By the way, a pan down to the impresario's ankle as he plays the voice-organ shows that he's manacled to it, which is also totally unexplained and random but which is probably meant to illustrate that I, the inspector of ridiculous failure, have already caught him. The inspector, who apparently admires this dude's genius, earlier mentioned that he might allow him to perform the incredible music once before carting him off to jail, so I can only assume that's what he did. Folks, this inspector is a weird dude. I was rubbed the wrong way by the total disregard for, you know, the murder victims in favor of being impressed by the man's twisted genius; he's being rewarded for his misbehavior rather than punished (because I guarantee not letting him play that music would be a way better punishment than jail).
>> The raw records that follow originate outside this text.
__device__ __forceinline__ void dout16_rows(long n_seq, int d, int h, int dk, float scale, float* sc, const float* dout, _Float16* dout16,
                                            int n_blocks) {
    if (blockIdx.x == 0 && threadIdx.x == 0) { sc[0] = scale; sc[1] = 1.0f / scale; }
    const long total = n_seq * F16_DP;
    for (long i = (long)blockIdx.x * blockDim.x + threadIdx.x; i < total; i += (long)n_blocks * blockDim.x) {
        const long r = i / F16_DP;
        const int p = (int)(i - r * F16_DP);
        const int b16 = p >> 4, t = p & 15, hh = t >> 3, jj = t & 7;
        const int fpad = 16 * b16 + 8 * (jj >> 2) + 4 * hh + (jj & 3);
        const int head = fpad >> 5, f = fpad & 31;
        float v = 0.f;
        if (head < h && f < dk) v = dout[r * d + head * dk + f] * scale;
        dout16[i] = (_Float16)v;
    }
}

__global__ __launch_bounds__(256) void dout16_kernel(long n_seq, int d, int h, int dk, float fixed_scale, const unsigned* max_bits,
                                                     float* sc, const float* dout, _Float16* dout16) {
    dout16_rows(n_seq, d, h, dk, loss_scale_from_max(*max_bits, fixed_scale), sc, dout, dout16, (int)gridDim.x);
}

struct Prep16bArgs {
    int d, h, dk, q;
    const float* w_qkv;
    const float* b_qkv;
    const float* w_add;
    const float* q_vec;
    float* bqkv32;
    _Float16* btiles;
    _Float16* xtiles;
    _Float16* qv16;
    unsigned* max_bits;
};

__global__ __launch_bounds__(256) void prep16b_kernel(Prep16bArgs a) {
    if (a.max_bits != nullptr && blockIdx.x == 0 && threadIdx.x == 0) *a.max_bits = 0u;
    const float qscale = 1.0f / sqrtf((float)a.dk);
    constexpr int KP = F16_KP;
    const long n1 = (long)4 * a.h * 32 * KP, n2 = (long)30 * 32 * KP, n3 = F16_QP, n4 = (long)3 * a.h * 32;
    for (long i = (long)blockIdx.x * blockDim.x + threadIdx.x; i < n1 + n2 + n3 + n4; i += (long)gridDim.x * blockDim.x) {
        if (i < n1) {
            const int c = (int)(i % KP);
            const long r = i / KP;
            const int f = (int)(r & 31), tile = (int)(r >> 5);
            float v = 0.f;
            if (tile < a.h) {
                const int head = tile;
                if (f < a.dk && c < a.q) v = a.w_add[(long)c * a.d + head * a.dk + f];
            } else {
                const int t3 = tile - a.h, head = t3 / 3, which = t3 - 3 * head;
                if (f < a.dk && c < a.d)
                    v = a.w_qkv[((long)which * a.d + head * a.dk + f) * a.d + c] * (which == 0 ? qscale : 1.0f);
                if (f < a.dk && c == a.d) v = a.b_qkv[which * a.d + head * a.dk + f] * (which == 0 ? qscale : 1.0f);
            }
            a.btiles[i] = (_Float16)v;
        } else if (i < n1 + n2) {
            const long j = i - n1;
            const int e = (int)(j & 7), l = (int)((j >> 3) & 31), hh2 = (int)((j >> 8) & 1);
            long r = j >> 9;
            const int t = (int)(r % 10); r /= 10;
            const int s4 = (int)(r & 3), slab = (int)(r >> 2);
            const int m = 64 * slab + 16 * s4 + 8 * hh2 + e;
            const int k = 32 * t + l;
            const int head = m / 96, rem = m - head * 96, which = rem >> 5, p = rem & 31;
            const int s = p >> 4, tt = p & 15, hh = tt >> 3, jj = tt & 7;
            const int f = 16 * s + 8 * (jj >> 2) + 4 * hh + (jj & 3);
            float v = 0.f;
            if (head < a.h && f < a.dk && k < a.d)
                v = a.w_qkv[((long)which * a.d + head * a.dk + f) * a.d + k] * (which == 0 ? qscale : 1.0f);
            a.xtiles[j] = (_Float16)v;
        } else if (i < n1 + n2 + n3) {
            const long j = i - n1 - n2;
            a.qv16[j] = (_Float16)(j < a.q ? a.q_vec[j] : 0.f);
        } else {
            const long j = i - n1 - n2 - n3;
            const int f = (int)(j & 31), tile = (int)(j >> 5), head = tile / 3, which = tile - 3 * head;
            a.bqkv32[j] = f < a.dk ? a.b_qkv[which * a.d + head * a.dk + f] * (which == 0 ? qscale : 1.0f) : 0.f;
        }
    }
}
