template <int K1, int N1, int N2>
__global__ __launch_bounds__(512, 1) void pw_chain_stream_kernel(Args a) {
    extern __shared__ __attribute__((aligned(16))) float smem[];
    constexpr int LDW1 = K1 + 4, LDW2 = N1 + 4, KH = K1 / 2, NG1 = K1 / 8, NG2 = N1 / 8;
    float* const W1s = smem;
    float* const W2s = W1s + N1 * LDW1;
    float* const sc1 = W2s + N2 * LDW2;
    float* const sh1 = sc1 + N1;
    float* const sc2 = sh1 + N1;
    float* const sh2 = sc2 + N2;
    const int tid = threadIdx.x, lane = tid & 63, wave = tid >> 6;
    const int i = lane & 31, h = lane >> 5;
    for (int idx = tid; idx < N1 * (K1 / 4); idx += 512) {
        const int c = idx / (K1 / 4), k4 = idx - c * (K1 / 4);
        *reinterpret_cast<f4*>(&W1s[c * LDW1 + 4 * k4]) = a.w1[((c >> 5) * NG1 + (k4 >> 1)) * 64 + 32 * (k4 & 1) + (c & 31)];
    }
    for (int idx = tid; idx < N2 * (N1 / 4); idx += 512) {
        const int c = idx / (N1 / 4), k4 = idx - c * (N1 / 4);
        *reinterpret_cast<f4*>(&W2s[c * LDW2 + 4 * k4]) = a.w2[((c >> 5) * NG2 + (k4 >> 1)) * 64 + 32 * (k4 & 1) + (c & 31)];
    }
    for (int c = tid; c < N1; c += 512) {
        sc1[c] = a.scale1 ? a.scale1[c] : 1.f;
        sh1[c] = a.shift1[c];
    }
    for (int c = tid; c < N2; c += 512) {
        sc2[c] = a.scale2 ? a.scale2[c] : 1.f;
        sh2[c] = a.shift2[c];
    }
    __syncthreads();
    const int strips = (a.M + 31) / 32;
    for (int st = blockIdx.x * 8 + wave; st < strips; st += gridDim.x * 8) {
        const int prow = st * 32 + i;
        const bool pv = prow < a.M;
        const int p = min(prow, a.M - 1);
        const float* xr = a.x + (long)p * K1 + KH * h;
        f4 xs[KH / 4];
#pragma unroll
        for (int j = 0; j < KH / 4; ++j) xs[j] = *reinterpret_cast<const f4*>(xr + 4 * j);
        const float* rrow = a.residual ? a.residual + (long)p * N1 + 4 * h : nullptr;
        float* const yrow = a.y + (long)p * N1 + 4 * h;
        f32x16 acc2[N2 / 32];
#pragma unroll
        for (int nb = 0; nb < N2 / 32; ++nb)
#pragma unroll
            for (int r = 0; r < 16; ++r) acc2[nb][r] = 0.f;
        for (int cb = 0; cb < N1; cb += 64) {
            f4 r0[4], r1[4];
            if (rrow) {
#pragma unroll
                for (int q = 0; q < 4; ++q) {
                    r0[q] = *reinterpret_cast<const f4*>(rrow + cb + 8 * q);
                    r1[q] = *reinterpret_cast<const f4*>(rrow + cb + 32 + 8 * q);
                }
            }
            f32x16 acc0, acc1;
#pragma unroll
            for (int r = 0; r < 16; ++r) { acc0[r] = 0.f; acc1[r] = 0.f; }
            const float* wa0 = &W1s[(cb + i) * LDW1 + KH * h];
            const float* wa1 = wa0 + 32 * LDW1;
#pragma unroll
            for (int j = 0; j < KH / 4; ++j) {
                const f4 a0 = *reinterpret_cast<const f4*>(wa0 + 4 * j);
                const f4 a1 = *reinterpret_cast<const f4*>(wa1 + 4 * j);
                const f4 b = xs[j];
#pragma unroll
                for (int e = 0; e < 4; ++e) {
                    acc0 = __builtin_amdgcn_mfma_f32_32x32x2f32(a0[e], b[e], acc0, 0, 0, 0);
                    acc1 = __builtin_amdgcn_mfma_f32_32x32x2f32(a1[e], b[e], acc1, 0, 0, 0);
                }
            }
            f4 y0[4], y1[4];
#pragma unroll
            for (int q = 0; q < 4; ++q) {
                const int c0 = cb + 8 * q + 4 * h;
                f4 v0 = f4{acc0[4 * q], acc0[4 * q + 1], acc0[4 * q + 2], acc0[4 * q + 3]} * *reinterpret_cast<const f4*>(&sc1[c0]) + *reinterpret_cast<const f4*>(&sh1[c0]);
                f4 v1 = f4{acc1[4 * q], acc1[4 * q + 1], acc1[4 * q + 2], acc1[4 * q + 3]} * *reinterpret_cast<const f4*>(&sc1[c0 + 32]) +
                        *reinterpret_cast<const f4*>(&sh1[c0 + 32]);
                if (rrow) { v0 += r0[q]; v1 += r1[q]; }
                if (a.relu1) {
                    v0 = f4{fmaxf(v0[0], 0.f), fmaxf(v0[1], 0.f), fmaxf(v0[2], 0.f), fmaxf(v0[3], 0.f)};
                    v1 = f4{fmaxf(v1[0], 0.f), fmaxf(v1[1], 0.f), fmaxf(v1[2], 0.f), fmaxf(v1[3], 0.f)};
                }
                if (pv) {
                    *reinterpret_cast<f4*>(yrow + cb + 8 * q) = v0;
                    *reinterpret_cast<f4*>(yrow + cb + 32 + 8 * q) = v1;
                }
                y0[q] = v0;
                y1[q] = v1;
            }
#pragma unroll
            for (int q = 0; q < 4; ++q)
#pragma unroll
                for (int nb = 0; nb < N2 / 32; ++nb) {
                    const float* w2r = &W2s[(nb * 32 + i) * LDW2 + cb + 8 * q + 4 * h];
                    const f4 wa = *reinterpret_cast<const f4*>(w2r);
                    const f4 wb = *reinterpret_cast<const f4*>(w2r + 32);
#pragma unroll
                    for (int e = 0; e < 4; ++e) {
                        acc2[nb] = __builtin_amdgcn_mfma_f32_32x32x2f32(wa[e], y0[q][e], acc2[nb], 0, 0, 0);
                        acc2[nb] = __builtin_amdgcn_mfma_f32_32x32x2f32(wb[e], y1[q][e], acc2[nb], 0, 0, 0);
                    }
                }
        }
// ... 1 lines not shown
            float* const zrow = a.z + (long)p * N2 + 4 * h;
#pragma unroll
            for (int nb = 0; nb < N2 / 32; ++nb)
#pragma unroll
                for (int q = 0; q < 4; ++q) {
                    const int c0 = nb * 32 + 8 * q + 4 * h;
                    f4 v = f4{acc2[nb][4 * q], acc2[nb][4 * q + 1], acc2[nb][4 * q + 2], acc2[nb][4 * q + 3]} * *reinterpret_cast<const f4*>(&sc2[c0]) +
                           *reinterpret_cast<const f4*>(&sh2[c0]);
                    if (a.relu2) v = f4{fmaxf(v[0], 0.f), fmaxf(v[1], 0.f), fmaxf(v[2], 0.f), fmaxf(v[3], 0.f)};
                    *reinterpret_cast<f4*>(zrow + nb * 32 + 8 * q) = v;
                }
        }
    }
}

Of course, there was little to no visceral feeling connected to the murders in this game, all but one of which happened offstage and some time ago anyway, but seriously, inspector, stop sucking so hard all the time.
It was also disappointing to me that the musical track wasn't up to snuff. Someone obviously made an effort - when he's playing the organ, there are ghostly voices at various pitches happening - but the music is mostly atonal and uninteresting and the synthesized voices are uninspiring and pale. The choice to have only the seven whole notes of the scale represented was an overly simplistic one, hamstringing what kind of music could realistically be written with them, and the fact that he has only one octave to work with to boot is epically sad. Oh, that organ obviously has more keys on it, but we've been in his lab! We know how many voices he has! This organ is a sham! Especially after treating us to excellent operatic arias and scores in the game itself, the simplistic and uninteresting "ultimate music" at the end was a serious disappointment.
And, speaking of disappointment, the crowning insult: I had assumed that, at the end of the game, you'd be able to play the matching masks game whenever you wanted, since you would be out of rooms to search. It seemed like the only logical choice to me if you wanted the game to really have any replay value aside from listening to arias. Unfortunately, though, this was not the case; when the game is over, it is over, full stop. If you want to play more matching, you're going to have to start over from the beginning - which also means constantly pausing to search for clues and steal things, thus preventing it from really being a fun and viable way to keep playing the game. If only you were able to just play the matching, this game would have done everything right in its attempts to make it worthwhile to own after the first play through - but you aren't and it isn't. It's pretty much worthless until the next time you feel like reading badly-written, poorly-scripted detective dramas with your Bejeweled.
I sill can't really tell if it's actually related to the Phantom story all that much. Certainly the company it comes from has made other games that definitely are Phantom-based, and if this project has taught me anything it's that Phantom reintepreters are often serial in nature, but I really couldn't make a good call one way or the other. There's definitely some theme confluence, but not much in the way of the plot, so in the end I had to come down on the side of "maybe, but maybe not, probably unrelated?" and let it go at that.And one more annoyance, a coda, if you will, to the ultimate music: that lounge-lizard music is an earworm. It's not the Carmen aria you're going to be hearing when you're trying to fall asleep.